EXERCISE MATERIAL: Begin
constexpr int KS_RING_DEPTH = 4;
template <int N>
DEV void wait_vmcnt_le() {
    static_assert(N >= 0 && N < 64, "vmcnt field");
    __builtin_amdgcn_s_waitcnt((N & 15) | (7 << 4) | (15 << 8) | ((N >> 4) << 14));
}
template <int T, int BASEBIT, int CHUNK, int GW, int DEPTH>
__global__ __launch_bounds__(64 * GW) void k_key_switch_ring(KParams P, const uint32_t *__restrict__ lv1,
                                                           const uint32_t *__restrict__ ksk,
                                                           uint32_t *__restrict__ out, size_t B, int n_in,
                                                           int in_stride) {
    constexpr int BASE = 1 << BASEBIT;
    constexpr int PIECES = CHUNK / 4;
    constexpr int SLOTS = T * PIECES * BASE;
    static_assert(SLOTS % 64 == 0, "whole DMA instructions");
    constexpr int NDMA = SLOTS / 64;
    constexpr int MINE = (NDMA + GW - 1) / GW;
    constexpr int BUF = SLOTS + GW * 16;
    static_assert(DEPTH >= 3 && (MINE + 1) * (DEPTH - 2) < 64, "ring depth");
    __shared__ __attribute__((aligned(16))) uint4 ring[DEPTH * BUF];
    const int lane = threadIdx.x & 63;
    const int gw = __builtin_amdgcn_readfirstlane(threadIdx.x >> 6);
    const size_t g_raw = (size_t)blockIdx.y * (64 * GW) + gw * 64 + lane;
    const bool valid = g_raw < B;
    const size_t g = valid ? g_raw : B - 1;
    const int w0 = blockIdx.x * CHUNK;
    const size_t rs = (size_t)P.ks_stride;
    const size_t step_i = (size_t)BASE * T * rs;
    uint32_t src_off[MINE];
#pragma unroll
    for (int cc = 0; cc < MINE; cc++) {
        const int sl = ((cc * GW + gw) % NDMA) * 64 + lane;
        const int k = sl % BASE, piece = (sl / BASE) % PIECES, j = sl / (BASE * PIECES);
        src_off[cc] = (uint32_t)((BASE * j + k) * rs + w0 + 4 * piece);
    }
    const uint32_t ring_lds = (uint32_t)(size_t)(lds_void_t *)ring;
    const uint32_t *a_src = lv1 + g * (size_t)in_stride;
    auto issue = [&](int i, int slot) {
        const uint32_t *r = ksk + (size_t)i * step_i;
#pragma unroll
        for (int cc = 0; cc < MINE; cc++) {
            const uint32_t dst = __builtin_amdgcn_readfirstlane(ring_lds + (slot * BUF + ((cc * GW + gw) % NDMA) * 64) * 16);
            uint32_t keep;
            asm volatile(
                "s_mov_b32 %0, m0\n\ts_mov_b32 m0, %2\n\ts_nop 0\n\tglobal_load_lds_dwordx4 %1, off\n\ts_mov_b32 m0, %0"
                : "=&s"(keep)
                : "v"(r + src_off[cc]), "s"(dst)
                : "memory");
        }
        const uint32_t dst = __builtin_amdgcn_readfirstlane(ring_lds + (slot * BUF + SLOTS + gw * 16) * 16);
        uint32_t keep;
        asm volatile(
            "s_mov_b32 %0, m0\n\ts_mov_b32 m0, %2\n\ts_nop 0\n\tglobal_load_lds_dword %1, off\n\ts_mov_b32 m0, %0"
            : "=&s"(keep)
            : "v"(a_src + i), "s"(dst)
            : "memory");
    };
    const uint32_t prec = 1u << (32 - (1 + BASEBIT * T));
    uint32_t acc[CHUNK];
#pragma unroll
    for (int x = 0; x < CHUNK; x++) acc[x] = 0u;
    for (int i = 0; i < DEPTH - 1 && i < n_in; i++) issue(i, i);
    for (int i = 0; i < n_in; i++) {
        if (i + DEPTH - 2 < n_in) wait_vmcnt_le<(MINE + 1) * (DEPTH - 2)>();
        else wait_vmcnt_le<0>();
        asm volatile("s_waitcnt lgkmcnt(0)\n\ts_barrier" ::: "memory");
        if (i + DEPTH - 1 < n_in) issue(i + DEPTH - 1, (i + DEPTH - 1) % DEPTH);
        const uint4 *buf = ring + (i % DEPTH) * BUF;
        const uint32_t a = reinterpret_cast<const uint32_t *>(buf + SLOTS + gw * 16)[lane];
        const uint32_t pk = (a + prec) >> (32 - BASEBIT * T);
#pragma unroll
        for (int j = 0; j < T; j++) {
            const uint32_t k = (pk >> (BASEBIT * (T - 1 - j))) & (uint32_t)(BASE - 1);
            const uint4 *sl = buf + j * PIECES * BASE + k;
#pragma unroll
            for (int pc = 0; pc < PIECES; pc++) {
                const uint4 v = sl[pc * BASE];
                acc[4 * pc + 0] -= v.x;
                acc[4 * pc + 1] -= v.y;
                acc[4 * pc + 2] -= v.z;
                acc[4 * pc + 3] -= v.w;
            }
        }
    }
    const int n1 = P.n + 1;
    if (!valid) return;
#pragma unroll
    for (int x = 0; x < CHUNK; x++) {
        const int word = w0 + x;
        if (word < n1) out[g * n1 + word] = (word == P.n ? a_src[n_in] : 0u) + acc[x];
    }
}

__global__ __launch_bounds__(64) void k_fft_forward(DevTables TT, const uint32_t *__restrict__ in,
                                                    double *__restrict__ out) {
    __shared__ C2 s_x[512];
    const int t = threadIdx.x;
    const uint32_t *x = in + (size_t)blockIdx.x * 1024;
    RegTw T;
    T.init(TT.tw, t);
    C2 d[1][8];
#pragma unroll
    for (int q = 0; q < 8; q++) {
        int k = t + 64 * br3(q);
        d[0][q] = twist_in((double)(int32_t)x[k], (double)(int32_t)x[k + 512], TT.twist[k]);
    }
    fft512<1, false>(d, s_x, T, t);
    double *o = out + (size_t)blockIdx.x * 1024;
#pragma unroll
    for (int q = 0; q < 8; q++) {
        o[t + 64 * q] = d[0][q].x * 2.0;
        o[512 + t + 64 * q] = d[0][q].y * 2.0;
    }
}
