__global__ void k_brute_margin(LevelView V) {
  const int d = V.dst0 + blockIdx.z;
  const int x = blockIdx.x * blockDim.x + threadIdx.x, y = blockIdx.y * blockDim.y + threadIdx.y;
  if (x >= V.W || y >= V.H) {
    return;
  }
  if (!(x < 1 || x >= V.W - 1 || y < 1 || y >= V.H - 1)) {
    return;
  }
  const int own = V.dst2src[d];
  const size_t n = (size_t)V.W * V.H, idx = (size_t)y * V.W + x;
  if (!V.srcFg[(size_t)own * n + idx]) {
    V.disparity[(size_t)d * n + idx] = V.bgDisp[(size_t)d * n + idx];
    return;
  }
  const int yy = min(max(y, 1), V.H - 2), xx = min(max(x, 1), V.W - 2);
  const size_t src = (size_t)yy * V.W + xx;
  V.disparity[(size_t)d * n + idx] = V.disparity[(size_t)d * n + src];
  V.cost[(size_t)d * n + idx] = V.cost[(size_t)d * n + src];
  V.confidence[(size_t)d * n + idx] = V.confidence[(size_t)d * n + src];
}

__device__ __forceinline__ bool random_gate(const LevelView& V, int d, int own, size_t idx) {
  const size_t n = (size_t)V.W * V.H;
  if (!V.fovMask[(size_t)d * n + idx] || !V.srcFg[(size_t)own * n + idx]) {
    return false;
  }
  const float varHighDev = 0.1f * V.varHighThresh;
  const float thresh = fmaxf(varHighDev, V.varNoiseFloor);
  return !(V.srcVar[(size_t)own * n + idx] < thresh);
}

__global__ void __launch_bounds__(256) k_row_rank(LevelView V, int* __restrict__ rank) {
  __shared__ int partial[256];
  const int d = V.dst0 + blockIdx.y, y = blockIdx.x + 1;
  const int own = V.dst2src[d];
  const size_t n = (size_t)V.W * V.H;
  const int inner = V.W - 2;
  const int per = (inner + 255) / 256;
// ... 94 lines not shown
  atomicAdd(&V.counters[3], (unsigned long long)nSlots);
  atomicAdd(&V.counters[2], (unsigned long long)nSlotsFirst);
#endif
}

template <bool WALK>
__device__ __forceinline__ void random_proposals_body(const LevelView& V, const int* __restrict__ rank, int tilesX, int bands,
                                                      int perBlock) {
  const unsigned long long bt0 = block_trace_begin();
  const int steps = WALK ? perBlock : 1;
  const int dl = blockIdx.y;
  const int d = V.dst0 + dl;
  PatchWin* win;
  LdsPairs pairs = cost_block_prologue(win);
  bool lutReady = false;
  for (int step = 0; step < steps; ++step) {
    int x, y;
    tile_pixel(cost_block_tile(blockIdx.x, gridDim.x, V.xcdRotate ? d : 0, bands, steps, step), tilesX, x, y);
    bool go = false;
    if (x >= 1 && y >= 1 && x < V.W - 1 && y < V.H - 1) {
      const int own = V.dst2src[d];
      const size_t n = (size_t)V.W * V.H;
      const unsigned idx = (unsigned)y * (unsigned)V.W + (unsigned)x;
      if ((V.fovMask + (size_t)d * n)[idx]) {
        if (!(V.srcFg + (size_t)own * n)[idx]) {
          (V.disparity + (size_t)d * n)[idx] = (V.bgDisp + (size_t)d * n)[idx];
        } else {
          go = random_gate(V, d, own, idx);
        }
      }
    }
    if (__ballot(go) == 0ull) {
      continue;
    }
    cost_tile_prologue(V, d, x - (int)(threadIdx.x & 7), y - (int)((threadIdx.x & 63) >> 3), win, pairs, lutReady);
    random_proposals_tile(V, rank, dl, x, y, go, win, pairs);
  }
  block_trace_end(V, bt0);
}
EXERCISE MATERIAL: End
(WORK REQUIRED):
Please transcribe word for word the lines from the line with "bool lutReady = false;" to the end of the material, both ends included.

(EXERCISE OUTPUT):
  bool lutReady = false;
  for (int step = 0; step < steps; ++step) {
    int x, y;
    tile_pixel(cost_block_tile(blockIdx.x, gridDim.x, V.xcdRotate ? d : 0, bands, steps, step), tilesX, x, y);
    bool go = false;
    if (x >= 1 && y >= 1 && x < V.W - 1 && y < V.H - 1) {
      const int own = V.dst2src[d];
      const size_t n = (size_t)V.W * V.H;
      const unsigned idx = (unsigned)y * (unsigned)V.W + (unsigned)x;
      if ((V.fovMask + (size_t)d * n)[idx]) {
        if (!(V.srcFg + (size_t)own * n)[idx]) {
          (V.disparity + (size_t)d * n)[idx] = (V.bgDisp + (size_t)d * n)[idx];
        } else {
          go = random_gate(V, d, own, idx);
        }
      }
    }
    if (__ballot(go) == 0ull) {
      continue;
    }
    cost_tile_prologue(V, d, x - (int)(threadIdx.x & 7), y - (int)((threadIdx.x & 63) >> 3), win, pairs, lutReady);
    random_proposals_tile(V, rank, dl, x, y, go, win, pairs);
  }
  block_trace_end(V, bt0);
}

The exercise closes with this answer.